Every secondary teacher and secondary textbook author knows that parabolas are #realworld because they describe the path of projectiles subject to gravity.

Forgive me.

“Projectiles” are *not* #realworld. “*Baseballs*” are #realworld.

But let’s not relax simply because we’ve drawn a line between the math *inside* the classroom and the student’s world *outside* the classroom. Three different textbooks will treat that application three different ways. Here are three of them, in fact.

Tell us: who wore it best?

- In what ways are they different?
- What do their differences say about their authors’ beliefs about students, learning, and math?
- Would you make changes? Which and why?

Click each image for a larger version.

**Version #1**

**Version #2**

**Version #3**

## 5 Comments

## John Rowe

June 22, 2016 - 7:50 pm -Here’s a thought (only a thought, not sure how well it would work):

Play a snippet of a batter hitting a ball into the outfield. Hopefully the bases are loaded.

What happens next? (This could be students writing a commentary of what happened)

Some questions that might come up could be:

Does the ball hit the ground?

Is it a foul ball?

Is it a home run?

Which outfielder is it closest to?

Who will get run out?

Apologies about baseball terminology, I’m an Australian.

## Ismael zamora

June 23, 2016 - 6:46 am -I have a picture of a Home run during an actual game, with launch angle and initial velocity on it. The funny part is the distance is blocked by a logo on the screen. not sure how to post it?

## Ismael zamora

June 23, 2016 - 6:50 am -Just posted it to 101questions.

## Ethan Weker

June 23, 2016 - 8:08 am -If there’s one thing I’ve learned from you over the years, Dan, it’s that you can always add, but never subtract. Why for this problem does each book spoon feed the problem? This turns a potentially fun question into a boring algorithm with very little true problem solving. Of course, there are certain constraints inherent in a print textbook problem, but I’ve done similar problems with lots more questions, and much less starting with answers.

To start…maybe a better question can be set up from showing a video clip of a line drive set to land between the center and right fielders. Stop the video partway, and ask kids what they think could happen. Hopefully, questions about if the outfielder will be able to catch the ball before it lands, and if they don’t, will they get the throw to first in time. (This does leave behind any students who don’t know/care about baseball, but hopefully, we have other problems that interest them later, and in the meantime, maybe they will get caught up in the excitement of the moment.)
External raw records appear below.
@@ -862,6 +979,42 @@
   if (grp == 0 && i < total) dw[i] = ((red[0][cl] + red[1][cl]) + red[2][cl]) + red[3][cl];
 }
 
+__global__ void __launch_bounds__(256)
+    bn_parts_fold_kernel(const float2* __restrict__ part, int P, float2* __restrict__ folded) {
+  __shared__ float sh[8];
+  const int c = blockIdx.x, t = threadIdx.x;
+  const float2* __restrict__ pc = part + (size_t)c * P;
+  float a = 0.0f, q = 0.0f;
+  int p = t;
+  for (; p + 3 * 256 < P; p += 4 * 256) {
+    float2 v[4];
+#pragma unroll
+    for (int u = 0; u < 4; ++u) v[u] = pc[p + u * 256];
+#pragma unroll
+    for (int u = 0; u < 4; ++u) {
+      a += v[u].x;
+      q += v[u].y;
+    }
+  }
+  for (; p < P; p += 256) {
+    const float2 v = pc[p];
+    a += v.x;
+    q += v.y;
+  }
+#pragma unroll
+  for (int off = 32; off > 0; off >>= 1) {
+    a += __shfl_xor(a, off, 64);
+    q += __shfl_xor(q, off, 64);
+  }
+  if ((t & 63) == 0) {
+    sh[2 * (t >> 6)] = a;
+    sh[2 * (t >> 6) + 1] = q;
+  }
+  __syncthreads();
+  if (t == 0)
+    folded[c] = make_float2(((sh[0] + sh[2]) + sh[4]) + sh[6], ((sh[1] + sh[3]) + sh[5]) + sh[7]);
+}
+
 bool pw_wgrad_wide(int cin, int cout) {
 #ifdef PCFM_PW_NO256
   return false;
@@ -946,10 +1099,14 @@
   return p == PwPath::Tile256;
 }
 static int pw_stats_group(PwPath p) { return p == PwPath::Stream128 ? 32 : 64; }
+static bool pw_path_has_bnbwd(PwPath p, int cout, int n) {
+  if (cout % 32 != 0 || (long long)n * 128 >= (1LL << 31)) return false;
+  return p == PwPath::Tile256;
+}
 
 static int pw_gemm_launch(const Parts& x, const void* wsplit, const float* bias, int bias_bstride,
                           int b, int cin, int cout, int n, const Parts& y, hipStream_t st,
-                          float2* stats = nullptr) {
+                          float2* stats = nullptr, const BnBwdEpi* bnbwd = nullptr) {
   const int Mpad = pw_mpad(cout), Kpad = pad_to(cin, kKT);
   const size_t total = (size_t)Mpad * Kpad;
   const uint16_t* wh = (const uint16_t*)wsplit;
@@ -957,6 +1114,10 @@
   PCFM_CHECK_ARG(stats == nullptr || pw_path_has_stats(path),
                  "pointwise_gemm: BatchNorm statistics requested for a shape whose kernel has "
                  "no statistics epilogue (b=%d cin=%d cout=%d n=%d)", b, cin, cout, n);
+  PCFM_CHECK_ARG(bnbwd == nullptr ||
+                     (stats == nullptr && bias == nullptr && pw_path_has_bnbwd(path, cout, n)),
+                 "pointwise_gemm: BatchNorm backward sums requested for a shape whose kernel "
+                 "has no such epilogue (b=%d cin=%d cout=%d n=%d)", b, cin, cout, n);
   if (path == PwPath::Stream128) {
     const uint16_t* wl_img = wh + total;
     const long long tiles = (long long)b * ceil_div(n, 32);
@@ -990,6 +1151,11 @@
   }
   if (path == PwPath::Tile256) {
     const dim3 g256(ceil_div(n, 128), Mpad / 256, b);
+    if (bnbwd != nullptr) {
+      hipLaunchKernelGGL(pw_gemm256_bnbwd_kernel, g256, dim3(512), 0, st, x, wh, wh + total, bias,
+                         bias_bstride, y, cin, cout, n, Kpad, *bnbwd);
+      return check_launch("pointwise_gemm");
+    }
     hipLaunchKernelGGL(pw_gemm256_kernel, g256, dim3(512), 0, st, x, wh, wh + total, bias,
                        bias_bstride, y, cin, cout, n, Kpad, stats);
     return check_launch("pointwise_gemm");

From the wonder line of questions, we then determine what information we need – how fast is the ball hit? When will it land? This can also be nicely differentiated to include the angle of the hit, the horizontal velocity and distance traveled, the distance and speed of the outfielder, a system of equations, then everything that goes into the possible throw to first. Add in probabilities of errors, and the richness of this problem seems to never end.
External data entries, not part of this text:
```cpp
int rsis_launch_conv_igemm(ConvArgs& a, int ks, bool dgrad, int epi, int force_tile, hipStream_t st);
int rsis_launch_conv_wgrad(WgradArgs& a, int ks, hipStream_t st);
int rsis_launch_conv3x3_direct(ConvArgs& a, int epi, int force_variant, hipStream_t st);
int rsis_launch_conv_wino(const float* x, const void* U, const float* bias, const float* addend, float* y, int B, int C, int Cout, int H, int W,
                          hipStream_t st, int precise);
int rsis_launch_conv_wino_group(int n, const float* const* x, const void* const* U, float* const* y, float* const* y1, const int* B, const int* C,
                                const int* Cout, const int* C0, const int* H, const int* W, hipStream_t st);
int rsis_launch_convlstm_direct_group(ConvArgs* jobs, int n, const int* force_variant, hipStream_t st);
int rsis_launch_conv3x3_direct_group_plain(ConvArgs* jobs, int n, const int* force_variant, hipStream_t st);
int rsis_l_lstm_bwd_group(const void* const*, const int*, int, hipStream_t);
int rsis_launch_conv_bf16(ConvArgs& a, int ks, int epi, int force_variant, hipStream_t st);
int rsis_launch_conv_blk(ConvArgs& a, int ks, int variant, hipStream_t st);
int rsis_l_blk_from_nchw(const float*, void*, int, int, int, hipStream_t);
int rsis_l_blk_to_nchw(const void*, float*, int, int, int, hipStream_t);
long rsis_l_blk_bn_scratch(int);
int rsis_l_blk_bn_fwd(const void*, const void*, void*, double*, const float*, const float*, float*, float*, float*, float*, int, int, int, float,
                      float, int, int, hipStream_t);
int rsis_l_blk_bn_bwd(const void*, const void*, const void*, double*, const float*, const float*, const float*, const float*, void*, void*,
                      float*, float*, int, int, int, int, int, hipStream_t);
int rsis_l_blk_subsample(const void*, void*, long, int, int, int, int, int, hipStream_t);
int rsis_l_blk_upscatter(const void*, void*, long, int, int, int, int, int, hipStream_t);
// ... 468 lines not shown
      const int nq = (Cout + RSIS_CK - 1) / RSIS_CK;
      const long px_tiles = (long)B * rsis_cdiv(Hx, 8) * rsis_cdiv(Wx, Wx <= 8 ? 8 : 16);
      if (splitk_ok && !addend && nq >= 32 && px_tiles * rsis_cdiv(ctot, 64) < 160) {
        for (int i = 0; i < ndst; ++i)
          if (rsis_zero_async(dx[i], sizeof(float) * (size_t)B * Cdx[i] * Hx * Wx, (hipStream_t)stream) != RSIS_OK) return RSIS_ERR_LAUNCH;
        a.ksplit = 0;
      }
    }
    return rsis_launch_conv3x3_direct(a, 0, direct_variant(tile), (hipStream_t)stream);
  }
  if (use_direct_s2(ks, stride, pad) && ndst == 1 && Cdx[0] == Cin_packed && Hy == (Hx + 1) / 2 && Wy == (Wx + 1) / 2) {
    a.Ho = Hy; a.Wo = Wy; a.oH = Hx; a.oW = Wx;
    return rsis_launch_conv3x3_direct(a, 2, direct_variant(tile), (hipStream_t)stream);
  }
  if (ks == 1 && pad == 0 && stride > 1) {
    for (int i = 0; i < ndst && !inplace; ++i)
      if (rsis_zero_async(dx[i], sizeof(float) * (size_t)B * Cdx[i] * Hx * Wx, (hipStream_t)stream) != RSIS_OK) return RSIS_ERR_LAUNCH;
    a.Ho = Hy; a.Wo = Wy; a.stride = 1; a.sshift = 0; a.ostride = stride;
    return rsis_launch_conv_igemm(a, ks, false, 0, tile, (hipStream_t)stream);
  }
  return rsis_launch_conv_igemm(a, ks, true, 0, tile, (hipStream_t)stream);
}

static int wgrad_route(WgradArgs& a, int ks, int lstm_hid, int dtype) {
  if (dtype == RSIS_DTYPE_BF16_BLK) {
    a.blk = 1;
    return rsis_wgrad_bf16_supported(a, ks) ? 1 : -1;
  }
  if (use_direct(ks, a.stride, a.pad) && a.Cout == 1 && lstm_hid == 0 && rsis_c1_supported(a.Cs) && a.H == a.Ho && a.W == a.Wo && a.W % 4 == 0)
    return 0;
  if (dtype == RSIS_DTYPE_BF16 && rsis_wgrad_bf16_supported(a, ks)) return 1;
  static const bool tiled_ok = !(getenv("RSIS_WGRAD_TILED") && getenv("RSIS_WGRAD_TILED")[0] == '0');
  if (tiled_ok && rsis_wgrad_tiled_supported(a, ks)) return 2;
  return 3;
}
static int wgrad_fill(WgradArgs& a, const float* dy, const float* x, float* dW, int B, int Cs, int H, int W, int Cout, int Ho, int Wo,
                      int ks, int stride, int pad, int Ctot, int c_off, int lstm_hid) {
  if (!dy || !x || !dW || c_off < 0 || c_off + Cs > Ctot) return RSIS_ERR_ARG;
  a = WgradArgs{};
  a.dy = dy; a.x = x; a.dw = dW; a.B = B; a.Cs = Cs; a.H = H; a.W = W; a.Ho = Ho; a.Wo = Wo; a.Cout = Cout;
  a.stride = stride; a.pad = pad; a.ldo = Ctot * ks * ks; a.n_off = c_off * ks * ks; a.interleave_hid = lstm_hid;
  return RSIS_OK;
}
static int wgrad_launch_one(WgradArgs& a, int route, int ks, hipStream_t st) {
  switch (route) {
    case 0: return rsis_l_c1_wgrad(a.dy, a.x, a.dw + a.n_off, nullptr, a.B, a.Cs, a.H, a.W, 1, st);
// ... 636 lines not shown
```

### rsis_amd/csrc/common.h

```cpp
#pragma once
#include <hip/hip_runtime.h>
#include <stdint.h>

#define RSIS_OK 0
#define RSIS_ERR_ARG 1
#define RSIS_ERR_LAUNCH 2
#define RSIS_ERR_UNSUPPORTED 3

#define RSIS_KPAD 32
#define RSIS_CK 8
#define RSIS_CKB3 16
#define RSIS_CKB1 64
#define RSIS_LDW_ALIGN 128
#define RSIS_MAX_SRC 3

typedef float f32x16 __attribute__((ext_vector_type(16)));
typedef float f32x4 __attribute__((ext_vector_type(4)));

static inline int rsis_check_launch() {
  hipError_t e = hipGetLastError();
  return e == hipSuccess ? RSIS_OK : RSIS_ERR_LAUNCH;
}

int rsis_zero_async(void* p, size_t bytes, hipStream_t st);
// ... 40 lines not shown
  int Ho, Wo;
  int stride, pad, sshift;
  const float* wp;
  int ldw;
  int Cout;
  const float* bias;
  const float* addend;
  const float* ep_gamma; const float* ep_beta; const float* ep_mean; const float* ep_var;
  float ep_eps;
  int ep_relu, ep_round;
  float* dst[RSIS_MAX_SRC];
  int Cd[RSIS_MAX_SRC];
  int ndst;
  int n_co_tiles, n_px_tiles;
  int ostride, oH, oW;
  int ksplit;
  int hid;
  const float* c_prev;
  float* h_out;
  float* c_out;
  float* act_out;
  unsigned long long* side_key;
  int precise;
};

__device__ __forceinline__ unsigned long long rsis_side_key(float v, int idx) {
  unsigned u = __float_as_uint(v);
  u = (u & 0x80000000u) ? ~u : (u | 0x80000000u);
  return ((unsigned long long)u << 32) | (unsigned)(0x7FFFFFFF - idx);
}
__device__ __forceinline__ float rsis_side_value(unsigned long long k) {
  unsigned u = (unsigned)(k >> 32);
  u = (u & 0x80000000u) ? (u & 0x7FFFFFFFu) : ~u;
  return __uint_as_float(u);
}
__device__ __forceinline__ int rsis_side_index(unsigned long long k) { return 0x7FFFFFFF - (int)(unsigned)(k & 0xFFFFFFFFull); }
__device__ __forceinline__ unsigned long long rsis_key_max32(unsigned long long k) {
#pragma unroll
  for (int o = 16; o > 0; o >>= 1) {
    const unsigned long long t = __shfl_xor(k, o, 64);
    k = t > k ? t : k;
  }
  return k;
}

#define RSIS_SIDE_CHECK_TILES 192
// ... 87 lines not shown
```

### rsis_amd/csrc/conv_igemm.hip

```cpp
#include "common.h"
#include <type_traits>

enum { EPI_PLAIN = 0, EPI_LSTM = 1, EPI_BN = 2 };
#ifndef RSIS_GEMM_NST_DEFAULT
#define RSIS_GEMM_NST_DEFAULT 2
#endif

typedef const float __attribute__((address_space(1)))* gcf_t;
typedef const char __attribute__((address_space(1)))* gcc_t;
typedef float __attribute__((address_space(1)))* gf_t;
typedef const f32x4 __attribute__((address_space(1)))* gcf4_t;

typedef __attribute__((address_space(3))) void* lds_vp_t;
template <int BM, int BN, int BK, int WGM, int WGN, int KS, bool DGRAD, int EPI, bool V4, int NST = 2>
__global__ __launch_bounds__(256) void conv_igemm_kernel(const ConvArgs p) {
#if __HIP_DEVICE_COMPILE__
  constexpr int TM = BM / WGM / 32, TN = BN / WGN / 32;
  constexpr int KK = KS * KS;
  constexpr int B_ROWS = 256 / BN;
  constexpr int B_LOADS = BK / B_ROWS;
  constexpr int A_F4 = BK * BM / 4;
  constexpr int A_LOADS = (A_F4 + 255) / 256;
  static_assert(WGM * WGN == 4, "4 waves per block");
  static_assert(BN == 64 || BN == 128 || BN == 256, "BN");
  static_assert(RSIS_KPAD % BK == 0, "BK must divide the packed K padding");
  static_assert(!V4 || (KS == 1 && !DGRAD), "V4 is the 1x1 GEMM path");
// ... 216 lines not shown
    if constexpr (V4) {
      __builtin_amdgcn_s_waitcnt(0x0F70);
    } else {
      if (more) RSIS_STORE_TILE(cur ^ 1)
    }
    __syncthreads();
  }
  }
#undef RSIS_LOAD_TILE
#undef RSIS_STORE_TILE
#undef RSIS_DMA_TILE

  if constexpr (EPI == EPI_BN) {
    if (tid < BM) {
      const int row = co_t * BM + tid;
      float sc = 0.f, sh = 0.f;
      if (row < p.Cout) rsis_bn_affine(rsis_bn_eval_rstd(p.ep_var[row], p.ep_eps), p.ep_gamma[row], p.ep_beta[row], p.ep_mean[row], sc, sh);
      lds[tid] = sc; lds[BM + tid] = sh;
    }
    __syncthreads();
  }
  const int co_base = co_t * BM + wm * TM * 32;
  const gcf_t bias = (gcf_t)p.bias, addend = (gcf_t)p.addend;
  if (EPI == EPI_PLAIN || EPI == EPI_BN) {
    const gf_t d0 = (gf_t)p.dst[0], d1 = (gf_t)p.dst[1], d2 = (gf_t)p.dst[2];
    const int Cd0 = p.Cd[0], Cd1 = p.Cd[1], Cd2 = p.Cd[2], Cout = p.Cout;
    const int e1 = Cd0, e2 = Cd0 + Cd1;
    const int ostride = p.ostride, oHW = p.oH * p.oW;
#pragma unroll
    for (int j = 0; j < TN; ++j) {
      const int opx = px_t * BN + wn * TN * 32 + j * 32 + l31;
      if (opx >= Npx) continue;
      const int ob = opx / HoWo;
      int osp = opx - ob * HoWo;
      if (ostride > 1) { const int oho = osp / Wo; osp = (oho * ostride) * p.oW + (osp - oho * Wo) * ostride; }
      if (p.ndst == 1 && (size_t)p.B * Cout * oHW * 4 < (1ull << 31)) {
        const unsigned span = (unsigned)((size_t)p.B * Cout * oHW * 4);
        const __amdgpu_buffer_rsrc_t ro = __builtin_amdgcn_make_buffer_rsrc((void*)p.dst[0], 0, span, 0x00020000);
        const __amdgpu_buffer_rsrc_t ra = __builtin_amdgcn_make_buffer_rsrc((void*)(addend ? p.addend : p.dst[0]), 0, span, 0x00020000);
        const unsigned rowb = (unsigned)oHW * 4u;
#pragma unroll
        for (int i = 0; i < TM; ++i) {
          const int row0 = co_base + i * 32 + 4 * hi;
          const unsigned vo = (unsigned)((ob * Cout + row0) * oHW + osp) * 4u;
          const int rows_left = Cout - row0;
          float av[16];
          if (addend) {
#pragma unroll
            for (int r = 0; r < 16; ++r) {
              const int k = (r & 3) + 8 * (r >> 2);
              av[r] = __builtin_bit_cast(float, __builtin_amdgcn_raw_buffer_load_b32(ra, k < rows_left ? vo + k * rowb : 0x7FFFFFF0u, 0, 0));
            }
          }
          if constexpr (EPI == EPI_BN) {
            const float* tab = lds + wm * TM * 32 + i * 32 + 4 * hi;
#pragma unroll
            for (int g = 0; g < 4; ++g) {
              const f32x4 s4 = *reinterpret_cast<const f32x4*>(tab + 8 * g), h4 = *reinterpret_cast<const f32x4*>(tab + BM + 8 * g);
#pragma unroll
              for (int kk = 0; kk < 4; ++kk) {
                const int r = 4 * g + kk, k = kk + 8 * g;
                float v = acc[i][j][r];
                if (bias) v += k < rows_left ? bias[row0 + k] : 0.f;
                v = rsis_bn_apply(v, s4[kk], h4[kk], addend ? av[r] : 0.f, p.ep_relu);
                __builtin_amdgcn_raw_buffer_store_b32(__builtin_bit_cast(unsigned, v), ro, k < rows_left ? vo + k * rowb : 0x7FFFFFF0u, 0, 0);
              }
            }
            continue;
          }
#pragma unroll
          for (int r = 0; r < 16; ++r) {
            const int k = (r & 3) + 8 * (r >> 2);
            float v = acc[i][j][r];
            if (bias) v += k < rows_left ? bias[row0 + k] : 0.f;
            if (addend) v += av[r];
            __builtin_amdgcn_raw_buffer_store_b32(__builtin_bit_cast(unsigned, v), ro, k < rows_left ? vo + k * rowb : 0x7FFFFFF0u, 0, 0);
          }
        }
        continue;
      }
#pragma unroll
      for (int i = 0; i < TM; ++i) {
        if (addend) {
          float av[16];
#pragma unroll
          for (int r = 0; r < 16; ++r) {
            const int co = co_base + i * 32 + (r & 3) + 8 * (r >> 2) + 4 * hi;
            av[r] = co < Cout ? addend[((size_t)ob * Cd0 + co) * oHW + osp] : 0.f;
          }
#pragma unroll
          for (int r = 0; r < 16; ++r) {
            const int co = co_base + i * 32 + (r & 3) + 8 * (r >> 2) + 4 * hi;
            if (co < Cout) d0[((size_t)ob * Cd0 + co) * oHW + osp] = acc[i][j][r] + av[r] + (bias ? bias[co] : 0.f);
          }
          continue;
        }
#pragma unroll
        for (int r = 0; r < 16; ++r) {
// ... 38 lines not shown
          const size_t sidx = ((size_t)ob * hid + jh) * HoWo + osp;
          const float cp = c_prev ? c_prev[sidx] : 0.f;
          const float c = gf * cp + gi * gg;
          const float h = go * tanhf(c);
          c_out[sidx] = c;
          h_out[sidx] = h;
          if (act_out) {
            act_out[gidx] = gi; act_out[gidx + HoWo] = gf;
            act_out[gidx + 2 * (size_t)HoWo] = go; act_out[gidx + 3 * (size_t)HoWo] = gg;
          }
        }
      }
    }
  }
#endif
}

template <int BM, int BN, int BK, int WGM, int WGN, int KS, bool DGRAD, int EPI>
static int launch_cfg(ConvArgs& a, hipStream_t st) {
  const long Npx = (long)a.B * a.Ho * a.Wo;
  a.n_co_tiles = rsis_cdiv(a.Cout, BM);
  a.n_px_tiles = rsis_cdiv(Npx, BN);
  const int grid = a.n_co_tiles * 8 * rsis_cdiv(a.n_px_tiles, 8);
  if constexpr (KS == 1 && !DGRAD && (EPI == EPI_PLAIN || EPI == EPI_BN)) {
    if (a.stride == 1 && a.pad == 0 && a.nsrc == 1 && (a.H * a.W) % 4 == 0 && a.C[0] % BK == 0 &&
        (long)a.B * a.C[0] * a.H * a.W * 4 < (1L << 31)) {
      if constexpr (BM == 64 && BN == 64 && BK == 32 && EPI == EPI_PLAIN) {
        static const int nst = getenv("RSIS_GEMM_NST") ? atoi(getenv("RSIS_GEMM_NST")) : RSIS_GEMM_NST_DEFAULT;
        if (nst == 3) { hipLaunchKernelGGL((conv_igemm_kernel<BM, BN, BK, WGM, WGN, KS, DGRAD, EPI, true, 3>), dim3(grid), dim3(256), 0, st, a); return rsis_check_launch(); }
        if (nst == 4) { hipLaunchKernelGGL((conv_igemm_kernel<BM, BN, BK, WGM, WGN, KS, DGRAD, EPI, true, 4>), dim3(grid), dim3(256), 0, st, a); return rsis_check_launch(); }
      }
      hipLaunchKernelGGL((conv_igemm_kernel<BM, BN, BK, WGM, WGN, KS, DGRAD, EPI, true>), dim3(grid), dim3(256), 0, st, a);
      return rsis_check_launch();
    }
  }
  hipLaunchKernelGGL((conv_igemm_kernel<BM, BN, BK, WGM, WGN, KS, DGRAD, EPI, false>), dim3(grid), dim3(256), 0, st, a);
  return rsis_check_launch();
}

template <int KS, bool DGRAD, int EPI>
static int launch_ks(ConvArgs& a, hipStream_t st, int force_tile) {
  const long Npx = (long)a.B * a.Ho * a.Wo;
  int tile = force_tile;
  if (tile <= 0) {
    if (a.Cout <= 32) tile = (Npx >= 256L * 256) ? 1 : 2;
    else if (KS == 1) tile = 5;
    else if (a.Cout <= 64) tile = 3;
// ... 8 lines not shown
    case 2: return launch_cfg<32, 128, 16, 1, 4, KS, DGRAD, EPI>(a, st);
    case 3: return launch_cfg<64, 128, 16, 2, 2, KS, DGRAD, EPI>(a, st);
    case 4: return launch_cfg<128, 128, 16, 2, 2, KS, DGRAD, EPI>(a, st);
    case 5: return launch_cfg<64, 64, 16, 2, 2, KS, DGRAD, EPI>(a, st);
    case 6: return launch_cfg<128, 64, 16, 2, 2, KS, DGRAD, EPI>(a, st);
    case 11: return launch_cfg<32, 256, 32, 1, 4, KS, DGRAD, EPI>(a, st);
    case 12: return launch_cfg<32, 128, 32, 1, 4, KS, DGRAD, EPI>(a, st);
    case 13: return launch_cfg<64, 128, 32, 2, 2, KS, DGRAD, EPI>(a, st);
    case 14: return launch_cfg<128, 128, 32, 2, 2, KS, DGRAD, EPI>(a, st);
    case 15: return launch_cfg<64, 64, 32, 2, 2, KS, DGRAD, EPI>(a, st);
    case 16: return launch_cfg<128, 64, 32, 2, 2, KS, DGRAD, EPI>(a, st);
    default: return RSIS_ERR_ARG;
  }
}
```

If we, as teachers, can anticipate the questions that students will have, we can have data prepared to let students push through, request that data when they need it, reason through what formulas to use and why quadratics make sense. When the student drives the questioning in a problem, they become much more invested than if we just tell them to use the quadratic formula with the projectile motion model where we solve for 0.

Also, on a side note, still don’t understand why some texts seem to introduce quadratic formula before, and separate from, completing the square. Not to be hyperbolic here, but there’s nothing worse in a math class than introducing something as if it’s magic, which is how many students seem to see the quadratic formula. Something to memorize, because it works. (And maybe expanding on that idea should be my own blog post…note for later.)

## Scott Farrar

June 23, 2016 - 9:01 am -1.

Header gets us into the context ok. But we aren’t in that context for a long time. Immediately we become the most abstract version of this lesson. I always wonder how many kids understand a phrase like “gives the solutions in terms of the coefficients.” I guess this is the first intro to the quadratic formula as well, since we’re learning its derivation in another lesson. I think the strategy from the book is to have students plug numbers in as a kind of “hey see its an equation also and it can be shoehorned onto this context”

2.

Given an equation without a lot of context. If the student accepts its reasonable to use that equation then I actually kind of like this one. This is a “be less helpful” find the vertex exploration. The vertex is contextualized as a time and height of a physical object so that can help. But the context is not exactly fleshed out. Since the book doesn’t tell specific strategies, students are free to try a lot of stuff or the teacher is free to suggest certain strategies as well.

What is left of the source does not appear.